A couple of mine i am currently using ..


----------



## Kristy_07 (Jul 19, 2010)

solar 17 said:


> *l have never been a rack fan until last season when l had 3 racks made but the great the point about them is l supplied the tubs [with no lids] and it was made [to fine tolorences] so you slide a tub out and there is your critter and gee wizz does that save time[not having to remove a lid] and nothing has even looked like escaping....solar 17 [Baden]*


 


ANTARESIA1 said:


> no probs Kristy ,if you need anymore help give me a pm .
> 
> also a tip when putting these types of racks together ive found it is best to start working from the bottom and work your way up actually put a tub in with a piece of 3 mil sheet metal under your tub to give you the gap . do 1 board at a time repeat the process. every tub i found is perfect to slide in and out this way . i had bought racks off other people and the tubs where to the point you couldnt get your tub in or there was to much gap . they must of just had their measurements made it from that but never put the tub in that they where going to use .im not sure what they did?



Yep, that's exactly what I'd be looking at doing - no lids required. Thanks guys. 

Antaresia, I may flick you a PM about this in the future if that's okay. Ta.


----------



## shaye (Jul 19, 2010)

Yeh reckon I could flick u one too mate tour racks are made pretty good


----------



## Boney (Jul 19, 2010)

racks can be good ..... however when i first started keeping reptiles i kept everything in cages . and when i kept pythons in cages i think i paid alot more attention to them . and enjoyed them more , and i knew my animals more ect,ect . but then i really got the bug then i started to keep things in racks to save space and time . but now ive found buy doing this ive really lost interest in what im doing i was only really looking at my pythons when i cleaned them out ect . so im going back to my old ways of keeping much fewer animals and in cages . 

there was a artical in tails and scales issue 12 page 4 by Mik Julin that really did gel with me ..


----------



## driftoz (Jul 19, 2010)

ANTARESIA1 said:


> racks can be good ..... however when i first started keeping reptiles i kept everything in cages . and when i kept pythons in cages i think i paid alot more attention to them . and enjoyed them more , and i knew my animals more ect,ect . but then i really got the bug then i started to keep things in racks to save space and time . but now ive found buy doing this ive really lost interest in what im doing i was only really looking at my pythons when i cleaned them out ect . so im going back to my old ways of keeping much fewer animals and in cages .
> 
> there was a artical in tails and scales issue 12 page 4 by Mik Julin that really did gel with me ..

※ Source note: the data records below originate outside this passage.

+                if (ok) {
+                    if (lane == 0) {
+                        if (rs == t + 1) asm volatile("cp.async.bulk.wait_group.read 0;" ::: "memory");
+                        else asm volatile("cp.async.bulk.wait_group.read 1;" ::: "memory");
+                    }
+                    ok = __all_sync(~0u, row_stage(rs));
+                }
+                rs++;
+            }
+        }
     }
     if (lane == 0) asm volatile("cp.async.bulk.wait_group.read 0;" ::: "memory");
-}
-
+    if (COL) cf_end(csync, gen);
+}
+
+template <bool COL>
 static int rowscan_tma(rb_ctx *c, DogWS *ws, int stage, const float *in, int nimg, int in_mod, int nper) {
     const CUtensorMap *t = (const CUtensorMap *)ws->tmaps;
     const int bands = (c->h + 31) / 32;
     int *fail = (int *)((char *)c->dev_small + RB_DS_TMA_FAIL);
+    unsigned long long *cslots = COL ? ws->col_slots : nullptr;
+    unsigned int *csync = COL ? ws->col_sync : nullptr;
     const int ns_env = c->row_ns;
     if (stage < 0) {
         const int zin0 = (int)((in - ws->gray) / (ptrdiff_t)c->N);
         const int ns = ns_env ? ns_env : 4;
-#define RT_PLAIN(NS) k_rowscan_tma_plain<NS><<<nimg * bands, 32, NS * 4096 + 64 + 1024, c->stream>>>(t[TM_GRAY], t[TM_S], c->w, c->h, zin0, fail)
+        const CUtensorMap &out = t[COL ? TM_I0_SW : TM_S];
+#define RT_PLAIN(NS) \
+    k_rowscan_tma_plain<NS, COL><<<nimg * bands, 32, NS * 4096 + 64 + 1024, c->stream>>>(t[TM_GRAY], out, c->w, c->h, zin0, fail, cslots, csync)
         if (ns >= 8) RT_PLAIN(8);
         else if (ns >= 6) RT_PLAIN(6);
         else RT_PLAIN(4);
@@ -784,10 +968,12 @@
         const int d0 = c->plan.d[0][stage], d1 = c->plan.d[1][stage];
         const int rmax = 32 + (d0 > d1 ? d0 : d1);
         const int ns = ns_env ? ns_env : 4;
+        const int in0 = stage == 0 ? TM_I0_F0 : (COL ? TM_S_F0 : TM_I_F0), in1 = stage == 0 ? TM_I0_F1 : (COL ? TM_S_F1 : TM_I_F1);
+        const CUtensorMap &out = t[COL && stage == 1 ? TM_I_SW : TM_S];
 #define RT_AVG(NS)                                                                                                              \
-    k_rowscan_tma_avg<NS><<<nimg * bands, 32, 2 * 4096 + (size_t)NS * rmax * 128 + 64 + BOX_TAB_N * 4 + 1024, c->stream>>>(     \
-        t[stage == 0 ? TM_I0_F0 : TM_I_F0], t[stage == 0 ? TM_I0_F1 : TM_I_F1], t[TM_S], c->w, c->h, in_mod, nper, d0, d1,       \
-        c->boxtab + (0 * 3 + stage) * BOX_TAB_N, c->boxtab + (1 * 3 + stage) * BOX_TAB_N, rmax, fail)
+    k_rowscan_tma_avg<NS, COL><<<nimg * bands, 32, 2 * 4096 + (size_t)NS * rmax * 128 + 64 + BOX_TAB_N * 4 + 1024, c->stream>>>( \
+        t[in0], t[in1], out, c->w, c->h, in_mod, nper, d0, d1, c->boxtab + (0 * 3 + stage) * BOX_TAB_N,                           \
+        c->boxtab + (1 * 3 + stage) * BOX_TAB_N, rmax, fail, cslots, csync)
         if (ns >= 6) RT_AVG(6);
         else if (ns >= 5) RT_AVG(5);
         else if (ns == 3) RT_AVG(3);
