template <int KS, int S>
__global__ void __launch_bounds__(256, 1) conv_co8_wgrad_kernel(const Co8WgradArgs a) {
    constexpr int PR = 16;
    constexpr int IR = (PR - 1) * S + KS;
    constexpr int XW = (kSP - 1) * S + KS;
    constexpr int NACC = KS * KS * 8;
    extern __shared__ __attribute__((aligned(16))) float dyn_lds[];
    const int tile_floats = IR * a.W + 16;
    float* const tiles = dyn_lds;
    float* const red = dyn_lds + 2 * tile_floats;
// ... 184 lines not shown
    const int tw = (a.Wo + TCW - 1) / TCW, th = (a.Ho + TRW - 1) / TRW;
    const int HW = a.H * a.W;
    const int tiles = a.N * th * tw;

    float areg[NSTEP];
#pragma unroll
    for (int st = 0; st < NSTEP; ++st) {
        const int ci = st / (KS * KW8 / 2), rem = st - ci * (KS * KW8 / 2);
        const int kh = rem / (KW8 / 2), kp = rem - kh * (KW8 / 2);
        const int kw = 2 * kp + khalf;
        areg[st] = kw < KS ? a.wp[((size_t)(kh * KS + kw) * a.CiR + ci) * a.CoP + mi * 32 + l31] : 0.f;
    }
    const int pb_off = (S * 2 * rp) * ICP + S * l31 + khalf;
    const bool vec_out = (a.Wo & 3) == 0;

    auto fetch_patch = [&](int tile, float* dst) __attribute__((always_inline)) {
        int b = tile;
        const int n = b / (th * tw);
        b -= n * th * tw;
        const int ih0 = (b / tw) * TRW * S - PAD, iw0 = (b - (b / tw) * tw) * TCW * S - PAD;
        const float* xn = a.x + (size_t)n * CI * HW;
#pragma unroll 1
        for (int it = 0; it < NIT; ++it) {
            const int e = it * 256 + threadIdx.x;
            const int ci = min(e / (IR * ICP), CI - 1), rem = e - ci * (IR * ICP);
            const int rr = rem / ICP, cc = rem - rr * ICP;
            const int ih = ih0 + rr, iw = iw0 + cc;
            const bool inside = e < NPATCH;
            const bool ok = inside && ih >= 0 && ih < a.H && iw >= 0 && iw < a.W;
            float* slot = dst + it * 256 + (threadIdx.x & ~63);
            if (ok)
                __builtin_amdgcn_global_load_lds((const __attribute__((address_space(1))) void*)(xn + (size_t)ci * HW + (size_t)ih * a.W + iw),
                                                 (__attribute__((address_space(3))) void*)slot, 4, 0, 0);
            else if (inside)
                dst[e] = 0.f;
        }
    };

    float st1[2][4], st2[2][4];
#pragma unroll
    for (int q = 0; q < 2; ++q)
#pragma unroll
        for (int ps = 0; ps < 4; ++ps) st1[q][ps] = st2[q][ps] = 0.f;

    int buf = 0;
    if ((int)blockIdx.x < tiles) fetch_patch(blockIdx.x, patch2[0]);
    __builtin_amdgcn_s_waitcnt(0);
    __syncthreads();
    for (int tile = blockIdx.x; tile < tiles; tile += gridDim.x, buf ^= 1) {
        int b = tile;
        const int n = b / (th * tw);
        b -= n * th * tw;
        const int oh0 = (b / tw) * TRW, ow0 = (b - (b / tw) * tw) * TCW;
        const float* patch = patch2[buf];
        const float* pb = patch + pb_off;
        float* const ostage = patch2[buf] + wave * OCH;
        const int next = tile + (int)gridDim.x;
        if (next < tiles) fetch_patch(next, patch2[buf ^ 1]);

        f32x16 acc[2][2];
#pragma unroll
        for (int i = 0; i < 2; ++i)
#pragma unroll
            for (int j = 0; j < 2; ++j)
#pragma unroll
                for (int e = 0; e < 16; ++e) acc[i][j][e] = 0.f;
#pragma unroll
        for (int ci = 0; ci < CI; ++ci)
#pragma unroll
            for (int kh = 0; kh < KS; ++kh)
#pragma unroll
                for (int kp = 0; kp < KW8 / 2; ++kp) {
                    const int boff = (ci * IR + kh) * ICP + 2 * kp;
                    const float av = areg[(ci * KS + kh) * (KW8 / 2) + kp];
                    const float b00 = pb[boff], b01 = pb[boff + S * 32];
                    const float b10 = pb[boff + S * ICP], b11 = pb[boff + S * ICP + S * 32];
                    acc[0][0] = __builtin_amdgcn_mfma_f32_32x32x2f32(av, b00, acc[0][0], 0, 0, 0);
                    acc[0][1] = __builtin_amdgcn_mfma_f32_32x32x2f32(av, b01, acc[0][1], 0, 0, 0);
                    acc[1][0] = __builtin_amdgcn_mfma_f32_32x32x2f32(av, b10, acc[1][0], 0, 0, 0);
                    acc[1][1] = __builtin_amdgcn_mfma_f32_32x32x2f32(av, b11, acc[1][1], 0, 0, 0);
                }
        __syncthreads();

#pragma unroll
        for (int rr = 0; rr < 2; ++rr)
#pragma unroll
            for (int q = 0; q < 2; ++q) {
#pragma unroll
                for (int jj = 0; jj < 8; ++jj) {
                    const int j = 8 * q + jj;
                    const int cl = (jj & 3) + 8 * (jj >> 2) + 4 * khalf;
                    const int c = mi * 32 + 16 * q + cl;
                    const float sc = a.scale ? a.scale[c] : 1.f, sh = a.shift ? a.shift[c] : 0.f;
                    const int act = STATS ? DYNMM_ACT_NONE : a.act;
                    ostage[cl * OP + l31] = small_act(fmaf(acc[rr][0][j], sc, sh), act);
                    ostage[cl * OP + 32 + l31] = small_act(fmaf(acc[rr][1][j], sc, sh), act);
                }
                __builtin_amdgcn_fence(__ATOMIC_ACQ_REL, "wavefront");
                __builtin_amdgcn_wave_barrier();
                const int oh = oh0 + 2 * rp + rr;
                if (oh < a.Ho) {
#pragma unroll
                    for (int ps = 0; ps < 4; ++ps) {
                        const int cl = ps * 4 + (lane >> 4), col = (lane & 15) * 4;
                        const int c = mi * 32 + 16 * q + cl;
                        const float4 v = *reinterpret_cast<const float4*>(ostage + cl * OP + col);
                        float* yr = a.y + (((size_t)n * a.Co + c) * a.Ho + oh) * a.Wo + ow0 + col;
                        if (vec_out && ow0 + col + 3 < a.Wo) {
                            *reinterpret_cast<float4*>(yr) = v;
                            if constexpr (STATS) {
                                st1[q][ps] += (v.x + v.y) + (v.z + v.w);
                                st2[q][ps] += fmaf(v.x, v.x, v.y * v.y) + fmaf(v.z, v.z, v.w * v.w);
                            }
                        } else {
                            const float e[4] = {v.x, v.y, v.z, v.w};
#pragma unroll
                            for (int k = 0; k < 4; ++k)
                                if (ow0 + col + k < a.Wo) {
                                    yr[k] = e[k];
                                    if constexpr (STATS) {
                                        st1[q][ps] += e[k];
                                        st2[q][ps] = fmaf(e[k], e[k], st2[q][ps]);
                                    }
                                }
                        }
                    }
                }
                __builtin_amdgcn_fence(__ATOMIC_ACQ_REL, "wavefront");
                __builtin_amdgcn_wave_barrier();
            }
        __builtin_amdgcn_s_waitcnt(0);
        __syncthreads();
    }
    if constexpr (STATS) {
#pragma unroll
        for (int q = 0; q < 2; ++q)
#pragma unroll
            for (int ps = 0; ps < 4; ++ps) {
                float s1 = st1[q][ps], s2 = st2[q][ps];
#pragma unroll
                for (int o = 1; o < 16; o <<= 1) {
                    s1 += __shfl_xor(s1, o, 64);
                    s2 += __shfl_xor(s2, o, 64);
                }
                if ((lane & 15) == 0) {
                    const int c = mi * 32 + 16 * q + 4 * ps + (lane >> 4);
                    atomicAdd(a.stats + c, (double)s1);
                    atomicAdd(a.stats + a.Co + c, (double)s2);
                }
            }
    }
}

template <int CI>
__global__ void __launch_bounds__(256, CI == 1 ? 4 : 2) conv_stem_wgrad_kernel(const StemWgradArgs a) {
    constexpr int KS = 7, S = 2, PAD = 3, KW8 = 8;
    constexpr int TRW = 2, TCW = 64, NPX = TRW * TCW;
    constexpr int IR = (TRW - 1) * S + KS;
    constexpr int ICP = (TCW - 1) * S + KW8 + 1;
    constexpr int KT = CI * KS * KW8;
    constexpr int NKT = (KT + 31) / 32;
    constexpr int KPW = NKT / 2;
    constexpr int PP = NPX + 1;
    __shared__ float patch[CI * IR * ICP];
    __shared__ float dyt[64 * PP];

    const int lane = threadIdx.x & 63, l31 = lane & 31, khalf = lane >> 5;
    const int wave = threadIdx.x >> 6;
    const int cot = wave & 1, kt0 = (wave >> 1) * KPW;
    const int tw = (a.Wo + TCW - 1) / TCW, th = (a.Ho + TRW - 1) / TRW;
    const int HW = a.H * a.W, HoWo = a.Ho * a.Wo;
    const int tiles = a.N * th * tw;

    int boff[KPW];
#pragma unroll
    for (int j = 0; j < KPW; ++j) {
        int k = (kt0 + j) * 32 + l31;
        if (k >= KT) k = 0;
        const int ci = k / (KS * KW8), rem = k - ci * (KS * KW8);
        boff[j] = (ci * IR + (rem >> 3)) * ICP + (rem & 7) + S * khalf;
    }
    const float* ab = dyt + (cot * 32 + l31) * PP + khalf;
    f32x16 acc[KPW];
#pragma unroll
    for (int j = 0; j < KPW; ++j)
#pragma unroll
        for (int e = 0; e < 16; ++e) acc[j][e] = 0.f;

    for (int tile = blockIdx.x; tile < tiles; tile += gridDim.x) {
        int b = tile;
        const int n = b / (th * tw);
        b -= n * th * tw;
        const int oh0 = (b / tw) * TRW, ow0 = (b - (b / tw) * tw) * TCW;
        const int ih0 = oh0 * S - PAD, iw0 = ow0 * S - PAD;
        __syncthreads();
        {
            constexpr int NIT = (CI * IR * ICP + 255) / 256;
            float sv[NIT];
            const float* xn = a.x + (size_t)n * CI * HW;
#pragma unroll
            for (int it = 0; it < NIT; ++it) {
                const int e = it * 256 + threadIdx.x;
                const int ci = min(e / (IR * ICP), CI - 1), rem = e - ci * (IR * ICP);
                const int rr = rem / ICP, cc = rem - rr * ICP;
                const int ih = ih0 + rr, iw = iw0 + cc;
                const bool ok = ih >= 0 && ih < a.H && iw >= 0 && iw < a.W;
                const float v = xn[(size_t)ci * HW + (size_t)min(max(ih, 0), a.H - 1) * a.W + min(max(iw, 0), a.W - 1)];
                sv[it] = ok ? v : 0.f;
            }
            float4 dv[8];
            const float* dn = a.dy + (size_t)n * 64 * HoWo;
            const bool vec = (a.Wo & 3) == 0;
#pragma unroll
            for (int it = 0; it < 8; ++it) {
                const int i4 = it * 256 + threadIdx.x;
                const int co = i4 >> 5, q = i4 & 31, r = q >> 4, c4 = (q & 15) * 4;
                const int oh = oh0 + r, ow = ow0 + c4;
                const float* src = dn + (size_t)co * HoWo + (size_t)min(oh, a.Ho - 1) * a.Wo;
                float4 v = make_float4(0.f, 0.f, 0.f, 0.f);
                if (oh < a.Ho) {
                    if (vec && ow + 3 < a.Wo) v = *reinterpret_cast<const float4*>(src + ow);
                    else {
                        if (ow < a.Wo) v.x = src[ow];
                        if (ow + 1 < a.Wo) v.y = src[ow + 1];
                        if (ow + 2 < a.Wo) v.z = src[ow + 2];
                        if (ow + 3 < a.Wo) v.w = src[ow + 3];
                    }
                }
                dv[it] = v;
            }
#pragma unroll
            for (int it = 0; it < NIT; ++it) {
                const int e = it * 256 + threadIdx.x;
                if (e < CI * IR * ICP) patch[e] = sv[it];
            }
#pragma unroll
            for (int it = 0; it < 8; ++it) {
                const int i4 = it * 256 + threadIdx.x;
                const int co = i4 >> 5, q = i4 & 31;
                float* dst = dyt + co * PP + q * 4;
                dst[0] = dv[it].x; dst[1] = dv[it].y; dst[2] = dv[it].z; dst[3] = dv[it].w;
            }
        }
        __syncthreads();
#pragma unroll
        for (int ps = 0; ps < NPX / 2; ++ps) {
            const int row = (2 * ps) / TCW, col = (2 * ps) % TCW;
            const int poff = S * row * ICP + S * col;
            const float av = ab[2 * ps];
#pragma unroll
            for (int j = 0; j < KPW; ++j) {
                const float bv = patch[boff[j] + poff];
                acc[j] = __builtin_amdgcn_mfma_f32_32x32x2f32(av, bv, acc[j], 0, 0, 0);
            }
        }
    }
    float* slab = a.slabs + (size_t)blockIdx.x * 64 * (NKT * 32);
#pragma unroll
    for (int j = 0; j < KPW; ++j)
#pragma unroll
        for (int e = 0; e < 16; ++e) {
            const int co = cot * 32 + (e & 3) + 8 * (e >> 2) + 4 * khalf;
            slab[(size_t)co * (NKT * 32) + (kt0 + j) * 32 + l31] = acc[j][e];
        }
}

 i want to try get as many reptiles as i can but im going to be having them in decked out vivs so i can see them aand watch what they do, the only racks i plan to use is for the hatchlings if i start breeding.


----------



## Jay84 (Jul 19, 2010)

I just finished painting my new rack today. ill take some pics tomoro once it is all set up.


----------



## My_Snakey (Jul 20, 2010)

Kristy_07 said:


> I'm going to starting building some when I get home, by which I mean, make my partner do the work while I do useful things like research what to put in them and get him drinks.



LOL I had to laugh at that because it's so true!!!



Nice racks guys!


----------



## DonnB (Jul 20, 2010)

Hey ANTARESIA1... What are the dimensions of those tubs?


----------



## Boney (Jul 20, 2010)

DonnB said:


> Hey ANTARESIA1... What are the dimensions of those tubs?


 
tubs are 680 x450 x 160 


o.k guys here is my measurements for my 40 litre rack set-up x 8 tubs ,

then go to bunnings and get them to cut it out for you they are meant to charge you $1 a cut but if your like me and you know them all from high school they will do it for nothing haha 

top and bottom sheets x 2 510x 690
all other shelves x 7 450x 690
legs so to speak x 4 1440 x 150 

dont forget to router and dont router your top board or i will pay you out , ive got 2 runs or cords so router 2 lines ive done them about 14 cm and 7 cm from back of rack . 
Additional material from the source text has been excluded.